WHAT NEEDS TO BE DONE:
Retype every line of the records exactly.

-- RECORDS SUPPLIED follows --

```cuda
static int counts_lin (mb_machine* m, mb_batch* b, const std::vector<int64_t>& pairs, bool wantCounts,
                       std::vector<double>& hostCounts, double* loglike, int64_t& launches, double& ms) {
  JitEngine& J = *(JitEngine*) m->jit;
  const int W = 32 * J.C;
  double wanted = 0;
  for (int64_t k: pairs)
    wanted += 4.0 * (double) ((((b->xOff[k + 1] - b->xOff[k]) + W) / W) * ((b->yOff[k + 1] - b->yOff[k]) + 32) * (int64_t) (32 * J.C * J.storeQ * 4));
  const double budget = memory_budget (m, b, WS_F, wanted, "jit_f_budget_mb") / 4.0;
  std::vector<std::vector<int64_t>> chunks (1);
  std::vector<int64_t> fOffHost ((size_t) b->nPairs, 0), efOffHost ((size_t) b->nPairs, 0), chunkWords (1, 0), chunkEf (1, 0);
  for (int64_t k: pairs) {
    const int64_t Li = b->xOff[k + 1] - b->xOff[k], Lo = b->yOff[k + 1] - b->yOff[k];
    const int64_t need = ((Li + W) / W) * (Lo + 32) * (int64_t) (32 * J.C * J.storeQ * 4);
    const int64_t needEf = ((Li + W) / W) * ((Lo + 32 + 15) / 16);
    if ((double) need > budget) { set_error ("pair " + std::to_string (k) + ": the Forward matrix does not fit in device memory"); return 1; }
    if (!chunks.back().empty() && (double) (chunkWords.back() + need) > budget) { chunks.emplace_back(); chunkWords.push_back (0); chunkEf.push_back (0); }
    fOffHost[k] = chunkWords.back();
    efOffHost[k] = chunkEf.back();
    chunkWords.back() += need;
    chunkEf.back() += needEf;
    chunks.back().push_back (k);
  }
  int64_t maxChunk = 0, maxEf = 0;
  for (int64_t v: chunkWords) maxChunk = std::max (maxChunk, v);
  for (int64_t v: chunkEf) maxEf = std::max (maxEf, v);
  const size_t T = (size_t) std::max<int64_t> (m->T, 1);
  unsigned* dF32 = (unsigned*) ws_reserve (b, WS_F, (size_t) maxChunk * 4);
  int32_t* dEf = (int32_t*) ws_reserve (b, WS_EF, (size_t) std::max<int64_t> (maxEf, 1) * 4);
  double* dLL = (double*) ws_reserve (b, WS_RESULT, (size_t) b->nPairs * 8);
  double* dBack = (double*) ws_reserve (b, WS_RESULT2, (size_t) b->nPairs * 8);
  int64_t* dFOff = (int64_t*) ws_reserve (b, WS_FOFF, (size_t) b->nPairs * 8);
  int64_t* dEfOff = (int64_t*) ws_reserve (b, WS_EFOFF, (size_t) b->nPairs * 8);
  double* dCounts = (double*) ws_reserve (b, WS_COUNTS, T * 8);
  int32_t* dFlag = (int32_t*) ws_reserve (b, WS_FLAG, (size_t) b->nPairs * 4);
  if (!dF32 || !dEf || !dLL || !dBack || !dFOff || !dEfOff || !dCounts || !dFlag) return 1;
  MB_CUDA (cudaMemcpyAsync (dFOff, fOffHost.data(), (size_t) b->nPairs * 8, cudaMemcpyHostToDevice, b->stream));
  MB_CUDA (cudaMemcpyAsync (dEfOff, efOffHost.data(), (size_t) b->nPairs * 8, cudaMemcpyHostToDevice, b->stream));
  std::vector<int64_t> redo;
  std::vector<double> ll ((size_t) b->nPairs), cnt (T);
  std::vector<int32_t> flag ((size_t) b->nPairs);
  for (size_t c = 0; c < chunks.size(); ++c) {
    CountArgs ca;
    ca.F32 = dF32; ca.f32Off = dFOff; ca.ef = dEf; ca.efOff = dEfOff; ca.ll = dLL; ca.counts = dCounts; ca.flag = dFlag;
    if (timing_begin (b)) return 1;
    MB_CUDA (cudaMemsetAsync (dFlag, 0, (size_t) b->nPairs * 4, b->stream));
    if (launch (m, b, 7, cost_order (b, chunks[c]), dLL, nullptr, nullptr, ca)) return 1;
    ++launches;
    MB_CUDA (cudaMemcpyAsync (ll.data(), dLL, (size_t) b->nPairs * 8, cudaMemcpyDeviceToHost, b->stream));
    MB_CUDA (cudaMemcpyAsync (flag.data(), dFlag, (size_t) b->nPairs * 4, cudaMemcpyDeviceToHost, b->stream));
    MB_CUDA (cudaStreamSynchronize (b->stream));
    std::vector<int64_t> good;
    for (int64_t k: chunks[c]) {
      if (flag[k] || !(ll[k] > -INFINITY)) redo.push_back (k);
      else { good.push_back (k); loglike[k] = ll[k]; }
    }
    if (wantCounts && !good.empty()) {
      MB_CUDA (cudaMemsetAsync (dCounts, 0, T * 8, b->stream));
      MB_CUDA (cudaMemsetAsync (dFlag, 0, (size_t) b->nPairs * 4, b->stream));
      if (launch (m, b, 8, cost_order (b, good), dBack, nullptr, nullptr, ca)) return 1;
      ++launches;
      MB_CUDA (cudaMemcpyAsync (flag.data(), dFlag, (size_t) b->nPairs * 4, cudaMemcpyDeviceToHost, b->stream));
      MB_CUDA (cudaMemcpyAsync (cnt.data(), dCounts, T * 8, cudaMemcpyDeviceToHost, b->stream));
      MB_CUDA (cudaStreamSynchronize (b->stream));
      bool anyFlag = false;
      for (int64_t k: good) anyFlag |= flag[k] != 0;
      if (anyFlag) redo.insert (redo.end(), good.begin(), good.end());
      else for (int64_t t = 0; t < m->T; ++t) hostCounts[t] += cnt[t];
    }
    if (timing_end (b, launches)) return 1;
    ms += b->lastMs;
  }
  if (ws_bytes (b, WS_F) > kKeepScratchBytes) ws_release (b, WS_F);
  b->lastRedo = (int64_t) redo.size();
  std::sort (redo.begin(), redo.end());
  return counts_log (m, b, redo, wantCounts, hostCounts, loglike, launches, ms);
}

int jit_counts (mb_machine* m, mb_batch* b, double* counts, double* loglike) {
  JitEngine& J = *(JitEngine*) m->jit;
  if (counts) for (int64_t t = 0; t < m->T; ++t) counts[t] = 0;
  if (b->nPairs == 0) return 0;
  std::vector<int64_t> all ((size_t) b->nPairs);
  for (int64_t k = 0; k < b->nPairs; ++k) all[k] = k;
  std::vector<double> hostCounts ((size_t) std::max<int64_t> (m->T, 1), 0.), ll ((size_t) b->nPairs, 0.);
  int64_t launches = 0;
  double ms = 0;
  const int rc = J.linearOK ? counts_lin (m, b, all, counts != nullptr, hostCounts, ll.data(), launches, ms)
                            : counts_log (m, b, all, counts != nullptr, hostCounts, ll.data(), launches, ms);
  if (rc) return rc;
  b->lastMs = ms;
  b->lastLaunches = launches;
  if (loglike) for (int64_t k = 0; k < b->nPairs; ++k) loglike[k] = ll[k];
  if (counts) for (int64_t t = 0; t < m->T; ++t) counts[t] = hostCounts[t];
  return 0;
}

}
```

Measured before the change: 7018.

## Stage Viterbi traceback through shared-memory windows and compute path offsets on device

The traceback kernel now gives each pair to a warp instead of a thread. The warp streams the pair's back-pointer strip into a double-buffered shared-memory window with cp.async and prefetches the next window into L2, while lane 0 walks the path. The last block to finish computes path output offsets with an on-device prefix sum. Chunks become contiguous pair ranges, which removes the host round-trip (length copy, stream sync, offset upload) between the traceback and path-id kernels. The cost is serial single-lane walking inside each warp and extra shared memory. It also adds an atomic last-block pattern whose counter must be reset correctly across chunks.

```diff
diff --git a/machineboss_b200/csrc/mb_jit.cu b/machineboss_b200/csrc/mb_jit.cu
--- a/machineboss_b200/csrc/mb_jit.cu
+++ b/machineboss_b200/csrc/mb_jit.cu
@@ -1219,60 +1219,126 @@
 
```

-- RECORDS SUPPLIED concluded --

RESPONSE:
```cuda
static int counts_lin (mb_machine* m, mb_batch* b, const std::vector<int64_t>& pairs, bool wantCounts,
                       std::vector<double>& hostCounts, double* loglike, int64_t& launches, double& ms) {
  JitEngine& J = *(JitEngine*) m->jit;
  const int W = 32 * J.C;
  double wanted = 0;
  for (int64_t k: pairs)
    wanted += 4.0 * (double) ((((b->xOff[k + 1] - b->xOff[k]) + W) / W) * ((b->yOff[k + 1] - b->yOff[k]) + 32) * (int64_t) (32 * J.C * J.storeQ * 4));
  const double budget = memory_budget (m, b, WS_F, wanted, "jit_f_budget_mb") / 4.0;
  std::vector<std::vector<int64_t>> chunks (1);
  std::vector<int64_t> fOffHost ((size_t) b->nPairs, 0), efOffHost ((size_t) b->nPairs, 0), chunkWords (1, 0), chunkEf (1, 0);
  for (int64_t k: pairs) {
    const int64_t Li = b->xOff[k + 1] - b->xOff[k], Lo = b->yOff[k + 1] - b->yOff[k];
    const int64_t need = ((Li + W) / W) * (Lo + 32) * (int64_t) (32 * J.C * J.storeQ * 4);
    const int64_t needEf = ((Li + W) / W) * ((Lo + 32 + 15) / 16);
    if ((double) need > budget) { set_error ("pair " + std::to_string (k) + ": the Forward matrix does not fit in device memory"); return 1; }
    if (!chunks.back().empty() && (double) (chunkWords.back() + need) > budget) { chunks.emplace_back(); chunkWords.push_back (0); chunkEf.push_back (0); }
    fOffHost[k] = chunkWords.back();
    efOffHost[k] = chunkEf.back();
    chunkWords.back() += need;
    chunkEf.back() += needEf;
    chunks.back().push_back (k);
  }
  int64_t maxChunk = 0, maxEf = 0;
  for (int64_t v: chunkWords) maxChunk = std::max (maxChunk, v);
  for (int64_t v: chunkEf) maxEf = std::max (maxEf, v);
  const size_t T = (size_t) std::max<int64_t> (m->T, 1);
  unsigned* dF32 = (unsigned*) ws_reserve (b, WS_F, (size_t) maxChunk * 4);
  int32_t* dEf = (int32_t*) ws_reserve (b, WS_EF, (size_t) std::max<int64_t> (maxEf, 1) * 4);
  double* dLL = (double*) ws_reserve (b, WS_RESULT, (size_t) b->nPairs * 8);
  double* dBack = (double*) ws_reserve (b, WS_RESULT2, (size_t) b->nPairs * 8);
  int64_t* dFOff = (int64_t*) ws_reserve (b, WS_FOFF, (size_t) b->nPairs * 8);
  int64_t* dEfOff = (int64_t*) ws_reserve (b, WS_EFOFF, (size_t) b->nPairs * 8);
  double* dCounts = (double*) ws_reserve (b, WS_COUNTS, T * 8);
  int32_t* dFlag = (int32_t*) ws_reserve (b, WS_FLAG, (size_t) b->nPairs * 4);
  if (!dF32 || !dEf || !dLL || !dBack || !dFOff || !dEfOff || !dCounts || !dFlag) return 1;
  MB_CUDA (cudaMemcpyAsync (dFOff, fOffHost.data(), (size_t) b->nPairs * 8, cudaMemcpyHostToDevice, b->stream));
  MB_CUDA (cudaMemcpyAsync (dEfOff, efOffHost.data(), (size_t) b->nPairs * 8, cudaMemcpyHostToDevice, b->stream));
  std::vector<int64_t> redo;
  std::vector<double> ll ((size_t) b->nPairs), cnt (T);
  std::vector<int32_t> flag ((size_t) b->nPairs);
  for (size_t c = 0; c < chunks.size(); ++c) {
    CountArgs ca;
    ca.F32 = dF32; ca.f32Off = dFOff; ca.ef = dEf; ca.efOff = dEfOff; ca.ll = dLL; ca.counts = dCounts; ca.flag = dFlag;
    if (timing_begin (b)) return 1;
    MB_CUDA (cudaMemsetAsync (dFlag, 0, (size_t) b->nPairs * 4, b->stream));
    if (launch (m, b, 7, cost_order (b, chunks[c]), dLL, nullptr, nullptr, ca)) return 1;
    ++launches;
    MB_CUDA (cudaMemcpyAsync (ll.data(), dLL, (size_t) b->nPairs * 8, cudaMemcpyDeviceToHost, b->stream));
    MB_CUDA (cudaMemcpyAsync (flag.data(), dFlag, (size_t) b->nPairs * 4, cudaMemcpyDeviceToHost, b->stream));
    MB_CUDA (cudaStreamSynchronize (b->stream));
    std::vector<int64_t> good;
    for (int64_t k: chunks[c]) {
      if (flag[k] || !(ll[k] > -INFINITY)) redo.push_back (k);
      else { good.push_back (k); loglike[k] = ll[k]; }
    }
    if (wantCounts && !good.empty()) {
      MB_CUDA (cudaMemsetAsync (dCounts, 0, T * 8, b->stream));
      MB_CUDA (cudaMemsetAsync (dFlag, 0, (size_t) b->nPairs * 4, b->stream));
      if (launch (m, b, 8, cost_order (b, good), dBack, nullptr, nullptr, ca)) return 1;
      ++launches;
      MB_CUDA (cudaMemcpyAsync (flag.data(), dFlag, (size_t) b->nPairs * 4, cudaMemcpyDeviceToHost, b->stream));
      MB_CUDA (cudaMemcpyAsync (cnt.data(), dCounts, T * 8, cudaMemcpyDeviceToHost, b->stream));
      MB_CUDA (cudaStreamSynchronize (b->stream));
      bool anyFlag = false;
      for (int64_t k: good) anyFlag |= flag[k] != 0;
      if (anyFlag) redo.insert (redo.end(), good.begin(), good.end());
      else for (int64_t t = 0; t < m->T; ++t) hostCounts[t] += cnt[t];
    }
    if (timing_end (b, launches)) return 1;
    ms += b->lastMs;
  }
  if (ws_bytes (b, WS_F) > kKeepScratchBytes) ws_release (b, WS_F);
  b->lastRedo = (int64_t) redo.size();
  std::sort (redo.begin(), redo.end());
  return counts_log (m, b, redo, wantCounts, hostCounts, loglike, launches, ms);
}

int jit_counts (mb_machine* m, mb_batch* b, double* counts, double* loglike) {
  JitEngine& J = *(JitEngine*) m->jit;
  if (counts) for (int64_t t = 0; t < m->T; ++t) counts[t] = 0;
  if (b->nPairs == 0) return 0;
  std::vector<int64_t> all ((size_t) b->nPairs);
  for (int64_t k = 0; k < b->nPairs; ++k) all[k] = k;
  std::vector<double> hostCounts ((size_t) std::max<int64_t> (m->T, 1), 0.), ll ((size_t) b->nPairs, 0.);
  int64_t launches = 0;
  double ms = 0;
  const int rc = J.linearOK ? counts_lin (m, b, all, counts != nullptr, hostCounts, ll.data(), launches, ms)
                            : counts_log (m, b, all, counts != nullptr, hostCounts, ll.data(), launches, ms);
  if (rc) return rc;
  b->lastMs = ms;
  b->lastLaunches = launches;
  if (loglike) for (int64_t k = 0; k < b->nPairs; ++k) loglike[k] = ll[k];
  if (counts) for (int64_t t = 0; t < m->T; ++t) counts[t] = hostCounts[t];
  return 0;
}

}
```

Measured before the change: 7018.

## Stage Viterbi traceback through shared-memory windows and compute path offsets on device

The traceback kernel now gives each pair to a warp instead of a thread. The warp streams the pair's back-pointer strip into a double-buffered shared-memory window with cp.async and prefetches the next window into L2, while lane 0 walks the path. The last block to finish computes path output offsets with an on-device prefix sum. Chunks become contiguous pair ranges, which removes the host round-trip (length copy, stream sync, offset upload) between the traceback and path-id kernels. The cost is serial single-lane walking inside each warp and extra shared memory. It also adds an atomic last-block pattern whose counter must be reset correctly across chunks.

```diff
diff --git a/machineboss_b200/csrc/mb_jit.cu b/machineboss_b200/csrc/mb_jit.cu
--- a/machineboss_b200/csrc/mb_jit.cu
+++ b/machineboss_b200/csrc/mb_jit.cu
@@ -1219,60 +1219,126 @@
 
```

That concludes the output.